My web page explanation was not good... AobaZero always choose the highest playout move when the move count>=31.

Without noize, AobaZero selects 2726FU for initial position.

$ bin/aobaz -p 800 -w weight-save/w000000000648.txt go 0( 0) 2726FU, 667, 0.076,bias= 0.677 1( 1) 3938GI, 64, 0.016,bias= 0.117 2( 2) 7776FU, 69, 0.081,bias= 0.066

With noize, AobaZero tries another moves. And highest playout is selected.

$ bin/aobaz -n -p 800 -w weight-save/w000000000648.txt go 0( 0) 2726FU, 589, 0.077,bias= 0.509 1( 1) 3938GI, 52, 0.014,bias= 0.088 2( 2) 7776FU, 62, 0.083,bias= 0.050 7( 3) 9796FU, 20, 0.037,bias= 0.028 8( 4) 5948OU, 8,-0.071,bias= 0.025 14( 5) 6958KI, 11,-0.099,bias= 0.038 17( 6) 4938KI, 7,-0.053,bias= 0.021 18( 7) 2868HI, 23,-0.057,bias= 0.063 22( 8) 2848HI, 5,-0.089,bias= 0.018 26( 9) 3736FU, 19,-0.028,bias= 0.044 29( 10) 8786FU, 4,-0.177,bias= 0.021

With visit count sampling, AobaZero selects 2726FU with a probabiliy of 83%(667/800).

$ bin/aobaz -p -m 30 -w weight-save/w000000000648.txt go 0( 0) 2726FU, 667, 0.076,bias= 0.677 1( 1) 3938GI, 64, 0.016,bias= 0.117 2( 2) 7776FU, 69, 0.081,bias= 0.066 rand select:2726FU,667, 0.076,bias= 0.677,r=34/800

sbbdms commented 5 years ago

Thanks!

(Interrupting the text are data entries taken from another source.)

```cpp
__global__ void __launch_bounds__(HUFF_BLOCK) k_huffman(const uint8_t *__restrict__ md, const uint64_t *__restrict__ md_off,
                                                        const FrameRec *__restrict__ rec,
                                                        const uint64_t *__restrict__ sideu,
                                                        const DevTables *__restrict__ tab, int16_t *__restrict__ is_buf,
                                                        UnitMeta *__restrict__ meta, int n_units, int F,
                                                        uint32_t *__restrict__ work, const uint32_t *__restrict__ perm) {
    __shared__ __attribute__((aligned(16))) uint16_t s_lut[MP3D_LUT_MAX];
    __shared__ __attribute__((aligned(16))) uint32_t s_bits[4 + HUFF_WAVES * (HUFF_CAPW + 4)];
    __shared__ uint32_t s_tsel[32];
    __shared__ uint16_t s_lbnd[9][24];
    __shared__ uint8_t s_slen[32];
    __shared__ uint32_t s_c1s[256];
    MP3D_LDS_ENTRY();
    huff_tables_lane(tab, s_lut, s_tsel, s_lbnd, s_slen);
    static_assert(HUFF_BLOCK >= 256, "s_c1s: one entry per thread");
    if (threadIdx.x < 256) {
        const uint32_t v = threadIdx.x >> 4, s4 = threadIdx.x & 15u;
        int q[4], j = 0;
#pragma unroll
        for (int i = 0; i < 4; i++) {
            const int bit = (int)(v >> (3 - i)) & 1;
            q[i] = bit && ((s4 >> (3 - j)) & 1u) ? -1 : bit;
            j += bit;
        }
        s_c1s[threadIdx.x] = (uint32_t)(uint8_t)q[2] | (uint32_t)(uint8_t)q[0] << 8 | (uint32_t)(uint8_t)q[3] << 16 |
                             (uint32_t)(uint8_t)q[1] << 24;
    }
    __syncthreads();
    const int lane = threadIdx.x & 63, wv = threadIdx.x >> 6;
    uint32_t *bits = s_bits + 4 + wv * (HUFF_CAPW + 4);
    const uint32_t qbase = tab->lut_hdr.base[MP3D_LUT_TABLES - 1];
    const int qb1 = tab->lut_hdr.bits1[MP3D_LUT_TABLES - 1];
    const uint32_t c1b_base = ((qbase + (1u << qb1) + 1u) & ~1u) + MP3D_C1B_OFF;
    for (;;) {
        uint32_t t = 0u;
        if (lane == 0) t = atomicAdd(work, 1u);
        const int ubase = 64 * (int)__builtin_amdgcn_readfirstlane(t);
        if (ubase >= n_units) break;
        {
            const int u = ubase + lane < n_units ? (int)perm[ubase + lane] : n_units;
            const int fr = u >> 2, gr = (u >> 1) & 1, ch = u & 1;
            bool valid = u < n_units;
            const uint64_t mdo = md_off[(valid ? fr : 0) / F];
            FrameRec r;
            uint64_t sq[4] = {0, 0, 0, 0};
            if (valid) {
                r = rec[fr];
                valid = r.frame_bytes && !(r.first_gr & (REC_TAG | REC_DROP)) && ch < r.nch && (gr == 0 || !r.lsf);
                const ulonglong2 a = *(const ulonglong2 *)&sideu[u & ~3];
                const ulonglong2 b = *(const ulonglong2 *)&sideu[(u & ~3) + 2];
                sq[0] = a.x; sq[1] = a.y; sq[2] = b.x; sq[3] = b.y;
            }
            const int first_gr = valid ? (r.first_gr & 3) : 0;
            const int nch = valid ? r.nch : 1;
            const bool dec = valid && gr >= first_gr;
            const int q = u & 3;
            const uint64_t side = sq[q];
            const uint32_t p23 = dec ? (uint32_t)(side >> 52) : 0u;
            uint32_t before = 0;
#pragma unroll
            for (int qq = 0; qq < 3; qq++)
                if (qq < q && (qq >> 1) >= first_gr && (qq & 1) < nch) before += (uint32_t)(sq[qq] >> 52);
            const uint32_t start = dec ? r.md_bit + before : 0u;
            const int scfsi_raw = (int)(side >> 1) & 15;
            const bool long_blk = !(((side >> 30) & 1) && ((side >> 28) & 3) == 2);
            const int scfsi = (gr == 1 && long_blk) ? scfsi_raw : 0;
            const bool need_g0 = dec && scfsi && first_gr == 0;
            const uint32_t g0_start = r.md_bit + (ch ? (uint32_t)(sq[0] >> 52) : 0u);
            const uint32_t lenA = need_g0 ? HUFF_G0W : 0u;
            const uint32_t w0 = start >> 5;
            const uint32_t dA = need_g0 ? w0 - (g0_start >> 5) : 0u;
            const uint32_t lenB = dec ? ((((start + p23 + 31) >> 5) + 2 - w0 + 3) & ~3u) : 0u;
            const uint32_t len = lenA + lenB;
            const uint32_t incl = wave_incl_scan(len);
            const uint32_t off = incl - len;
            const uint32_t *src = (const uint32_t *)(md + (dec ? mdo : 0)) + w0;

            bool pending = dec;
            while (__ballot(pending)) {
                const uint32_t base = wave_min(pending ? off : 0xFFFFFFFFu);
                const bool inb = pending && off + len - base <= HUFF_STAGEW;
                wave_sync();
                if (inb) {
                    uint32_t *dst = bits + (off - base);
                    for (uint32_t i = 0; i < len; i += 16) {
                        uint4 v[4];
#pragma unroll
                        for (int k = 0; k < 4; k++) {
                            const uint32_t q = i + 4 * k;
                            if (q < len) v[k] = *(const uint4 *)(src + (int)(q < lenA ? q - dA : q - lenA));
                        }
#pragma unroll
                        for (int k = 0; k < 4; k++)
                            if (i + 4 * k < len)
                                *(uint4 *)(dst + i + 4 * k) =
                                    make_uint4(bswap32(v[k].x), bswap32(v[k].y), bswap32(v[k].z), bswap32(v[k].w));
                    }
                }
                wave_sync();
                if (inb) {
                    const uint32_t seg = 32u * (off - base + lenA) - 32u * w0;
                    uint32_t pos = start + seg;
                    int lsf_pre = 0;
                    if (r.lsf) {
                        const uint32_t pp = read_sf_lsf((lds_cu32)bits, pos, side, (uint8_t *)&meta[u]);
                        pos = pp & 0x7FFFFFFFu;
                        lsf_pre = (int)(pp >> 31);
                    } else {
                        uint32_t sfw[10];
#pragma unroll
                        for (int i = 0; i < 10; i++) sfw[i] = 0u;
                        if (need_g0) {
                            read_sf(bits, g0_start + seg - 32u * (lenA - dA), sq[ch], 0, sfw, s_slen);
                        }
                        pos = read_sf(bits, pos, side, scfsi, sfw, s_slen);
                        uint8_t *mrec = (uint8_t *)&meta[u];
                        *(uint4 *)mrec = make_uint4(sfw[0], sfw[1], sfw[2], sfw[3]);
                        *(uint4 *)(mrec + 16) = make_uint4(sfw[4], sfw[5], sfw[6], sfw[7]);
                        *(uint2 *)(mrec + 32) = make_uint2(sfw[8], sfw[9]);
                    }
                    const int ws = (int)(side >> 30) & 1;
                    const int bv2 = 2 * ((int)(side >> 43) & 0x1FF);
                    int r1, r2;
                    uint32_t ts0, ts1, ts2;
                    if (ws) {
                        const bool sh = ((side >> 28) & 3) == 2;
                        r1 = r.sr_idx < 3 ? 36 : sh ? (r.sr_idx == 8 ? 72 : 36) : (r.sr_idx == 8 ? 108 : 54);
                        r2 = 576;
                        ts0 = s_tsel[(side >> 22) & 31];
                        ts1 = s_tsel[(side >> 17) & 31];
                        ts2 = ts1;
                    } else {
                        const int rc0 = (int)(side >> 11) & 15, rc1 = (int)(side >> 8) & 7;
                        const int b1 = rc0 + 1;
                        int b2 = rc0 + rc1 + 2;
                        if (b2 > 22) b2 = 22;
                        r1 = s_lbnd[r.sr_idx][b1];
                        r2 = s_lbnd[r.sr_idx][b2];
                        ts0 = s_tsel[(side >> 25) & 31];
                        ts1 = s_tsel[(side >> 20) & 31];
                        ts2 = s_tsel[(side >> 15) & 31];
                    }
                    r1 = r1 < bv2 ? r1 : bv2;
                    r2 = r2 < bv2 ? r2 : bv2;
                    int16_t *row = is_buf + (size_t)u * MP3D_IS_ROW;
                    int k = 0;
                    const uint32_t end_bit = start + seg + p23;
                    uint4 pend = make_uint4(0u, 0u, 0u, 0u);
                    bool held = false;
                    for (; __ballot(k < bv2); k += 8) {
                        uint32_t wv[4];
#pragma unroll
                        for (int j = 0; j < 4; j++) {
                            const int kk = k + 2 * j;
                            const uint32_t ts = kk < r1 ? ts0 : (kk < r2 ? ts1 : ts2);
                            const uint32_t tb = ts & 0xFFFFu, s1 = (ts >> 16) & 63u, lin = ts >> 24;
                            uint32_t hi, lo;
                            win64g(bits, pos, hi, lo);
                            const uint32_t i1 = tb + (hi >> s1);
                            const uint32_t e1 = s_lut[i1];
                            const uint32_t nb = __builtin_amdgcn_ubfe(e1, 11, 4);
                            uint32_t b11 = __builtin_amdgcn_ubfe(e1, 0, 11);
                            __asm__("" : "+v"(b11));
                            const uint32_t sub = (b11 << 2) + __builtin_amdgcn_ubfe(hi, s1 - nb, nb);
                            const uint32_t i2 = (e1 & 0x8000u) ? sub : i1;
                            const uint32_t e = s_lut[i2];
                            const uint32_t x = (e >> 4) & 15u, y = e & 15u, len_c = (e >> 8) & 31u;
                            const uint32_t sx = (e >> 13) & 1u, sy = (e >> 14) & 1u;
                            const uint32_t rb = shl64hi_a(hi, lo, len_c);
                            const uint32_t nx = x == 15u ? lin : 0u, ny = y == 15u ? lin : 0u;
                            const uint32_t t0 = 32u - nx, t1 = t0 - sx, t2 = t1 - ny, t3 = t2 - sy;
                            const uint32_t ex = __builtin_amdgcn_ubfe(rb, t0, nx);
                            const uint32_t ey = __builtin_amdgcn_ubfe(rb, t2, ny);
                            const int mx = __builtin_amdgcn_sbfe((int)rb, t1, 1u), my = __builtin_amdgcn_sbfe((int)rb, t3, 1u);
                            const bool live = kk < bv2 && pos < end_bit;
                            pos += live ? len_c + (32u - t3) : 0u;
                            const int X = ((int)(x + ex) ^ mx) - mx, Y = ((int)(y + ey) ^ my) - my;
                            wv[j] = live ? __builtin_amdgcn_perm((uint32_t)Y, (uint32_t)X, 0x05040100u) : 0u;
                        }
                        const uint4 cur = make_uint4(wv[0], wv[1], wv[2], wv[3]);
                        if (held) {
                            *(uint4 *)(row + k - 8) = pend;
                            *(uint4 *)(row + k) = cur;
                        } else {
                            pend = cur;
                        }
                        held = !held;
                    }
                    if (held) *(uint4 *)(row + k - 8) = pend;
                    k = bv2;
                    const bool c1b = (side >> 5) & 1;
                    const uint32_t c1base = c1b ? c1b_base : qbase, c1sh = c1b ? 28u : 32u - (uint32_t)qb1;
                    auto c1_store = [&](int kq, uint32_t se) {
                        *(uint2 *)(row + kq) = make_uint2(__builtin_amdgcn_perm(se, se, 0x09030801u),
                                                          __builtin_amdgcn_perm(se << 8, se, 0x0B070A05u));
                    };
                    auto c1_dec = [&](uint32_t hw, uint32_t &se, uint32_t &nb) {
                        const uint32_t e = s_lut[c1base + (hw >> c1sh)];
                        const uint32_t v = e & 15u, lq = (e >> 8) & 31u;
                        nb = lq + __builtin_popcount(v);
                        se = s_c1s[(v << 4) | ((hw << lq) >> 28)];
                    };
                    while (k <= 572 && pos < end_bit) {
                        const uint32_t hw = win32g(bits, pos);
                        uint32_t se0, n0, se1, n1;
                        c1_dec(hw, se0, n0);
                        if (pos + n0 > end_bit) break;
                        pos += n0;
                        bool two = k <= 568 && pos < end_bit;
                        if (two) {
                            c1_dec(hw << n0, se1, n1);
                            two = pos + n1 <= end_bit;
                        }
                        if (!two) {
                            c1_store(k, se0);
                            k += 4;
                            break;
                        }
                        pos += n1;
                        const uint4 q = make_uint4(
                            __builtin_amdgcn_perm(se0, se0, 0x09030801u), __builtin_amdgcn_perm(se0 << 8, se0, 0x0B070A05u),
                            __builtin_amdgcn_perm(se1, se1, 0x09030801u), __builtin_amdgcn_perm(se1 << 8, se1, 0x0B070A05u));
                        __builtin_memcpy(row + k, &q, 16);
                        k += 8;
                    }
                    const int nz_end = k;
                    UnitMeta m;
                    m.global_gain = (uint8_t)(side >> 35);
                    m.block_type = (uint8_t)(ws ? (side >> 28) & 3 : 0);
                    m.mixed = (uint8_t)(ws && ((side >> 28) & 3) == 2 ? (side >> 27) & 1 : 0);
                    m.scalefac_scale = (uint8_t)((side >> 6) & 1);
                    m.preflag = (uint8_t)(r.lsf ? lsf_pre : (int)((side >> 7) & 1));
                    m.sbg[0] = (uint8_t)(ws ? (side >> 14) & 7 : 0);
                    m.sbg[1] = (uint8_t)(ws ? (side >> 11) & 7 : 0);
                    m.sbg[2] = (uint8_t)(ws ? (side >> 8) & 7 : 0);
                    m.nz_end = (uint16_t)nz_end;
                    m.part2_3_length = (uint16_t)p23;
                    m.used_bits = (uint16_t)(pos - start - seg);
                    m.flags = (uint16_t)(r.lsf ? ((side >> 31) & 1) << 1 : 0);
                    *(uint4 *)((uint8_t *)&meta[u] + 40) = *(const uint4 *)((const uint8_t *)&m + 40);
                }
                pending = pending && !inb;
            }
            if (valid && !dec) {
                int16_t *out = is_buf + (size_t)u * MP3D_IS_ROW;
                for (int kk = 0; kk < 576; kk += 8) *(uint4 *)(out + kk) = make_uint4(0, 0, 0, 0);
                UnitMeta m;
#pragma unroll
                for (int i = 0; i < 10; i++) ((uint32_t *)m.sf)[i] = 0u;
                const int ws = (int)(side >> 30) & 1;
                m.global_gain = (uint8_t)(side >> 35);
                m.block_type = (uint8_t)(ws ? (side >> 28) & 3 : 0);
                m.mixed = (uint8_t)(ws && ((side >> 28) & 3) == 2 ? (side >> 27) & 1 : 0);
                m.scalefac_scale = (uint8_t)((side >> 6) & 1);
                m.preflag = (uint8_t)(r.lsf ? 0 : (int)((side >> 7) & 1));
                m.sbg[0] = (uint8_t)(ws ? (side >> 14) & 7 : 0);
                m.sbg[1] = (uint8_t)(ws ? (side >> 11) & 7 : 0);
                m.sbg[2] = (uint8_t)(ws ? (side >> 8) & 7 : 0);
                m.nz_end = 0;
                m.part2_3_length = 0;
                m.used_bits = 0;
                m.flags = (uint16_t)(1 | (r.lsf ? ((side >> 31) & 1) << 1 : 0));
                meta[u] = m;
            }
        }
    }
}

__global__ void __launch_bounds__(64 * HW_UNITS) k_huffman_wave(const uint8_t *__restrict__ md,
                                                              const uint64_t *__restrict__ md_off,
                                                              const FrameRec *__restrict__ rec,
                                                              const uint64_t *__restrict__ sideu,
                                                              const DevTables *__restrict__ tab,
                                                              int16_t *__restrict__ is_buf,
                                                              UnitMeta *__restrict__ meta, int n_units, int F) {
    __shared__ __attribute__((aligned(16))) uint16_t s_lut[MP3D_LUT_MAX];
    __shared__ __attribute__((aligned(16))) uint32_t s_bits[HW_UNITS][HW_WORDS + 4];
    __shared__ uint32_t s_tsel[32];
    __shared__ uint16_t s_lbnd[9][24];
    __shared__ uint8_t s_slen[32];
    MP3D_LDS_ENTRY();
    huff_tables<64 * HW_UNITS>(tab, s_lut, s_tsel, s_lbnd, s_slen, threadIdx.x);
    __syncthreads();
    const int lane = threadIdx.x & 63;
    const int wv = __builtin_amdgcn_readfirstlane((int)(threadIdx.x >> 6));
    const int u = blockIdx.x * HW_UNITS + wv;
    if (u >= n_units) return;
    huffman_wave_unit(md, md_off, rec, sideu, tab, is_buf, meta, F, u, lane, s_bits[wv], s_lut, s_tsel, s_lbnd, s_slen);
}

void launch_huffman(const uint8_t *md, const uint64_t *md_off, const FrameRec *rec, const uint64_t *sideu,
                    const DevTables *tab, int16_t *is_buf, UnitMeta *meta, int n_streams, int F, int n_cu, bool wave,
                    uint32_t *work, uint32_t *rank, hipStream_t strm) {
    int n_units = n_streams * F * 4;
    if (wave) {
        hipLaunchKernelGGL(k_huffman_wave, dim3((n_units + HW_UNITS - 1) / HW_UNITS), dim3(64 * HW_UNITS), 0, strm, md,
                           md_off, rec, sideu, tab, is_buf, meta, n_units, F);
        return;
    }
    const int rounds = (n_units + 63) / 64;
    int blocks = (rounds + HUFF_WAVES - 1) / HUFF_WAVES;
    const int cus = n_cu > 0 ? n_cu : 256;
    blocks = blocks < cus ? (blocks > 0 ? blocks : 1) : cus;
    (void)hipMemsetAsync(work, 0, sizeof(uint32_t), strm);
    hipLaunchKernelGGL(k_rank, dim3((n_units + RANK_SEG - 1) / RANK_SEG), dim3(RANK_BLOCK), 0, strm, sideu, n_units, rank);
    hipLaunchKernelGGL(k_huffman, dim3(blocks), dim3(HUFF_BLOCK), 0, strm, md, md_off, rec, sideu, tab, is_buf, meta,
                       n_units, F, work, (const uint32_t *)rank);
}

}
```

I think I can understand that with your explanation. (1) Visit count sampling(Active in the first 30 moves of the self-play): All the visited moves have probabilities to be selected, and their probability is based on the playout. (2) Noise (Active in all the period of the self-play): Only the move with highest playout is selected, but the playout itself is already influenced by the noise.

Hopes that AobaZero can have a gain in strength... Still needs more time to observe. Closing this issue.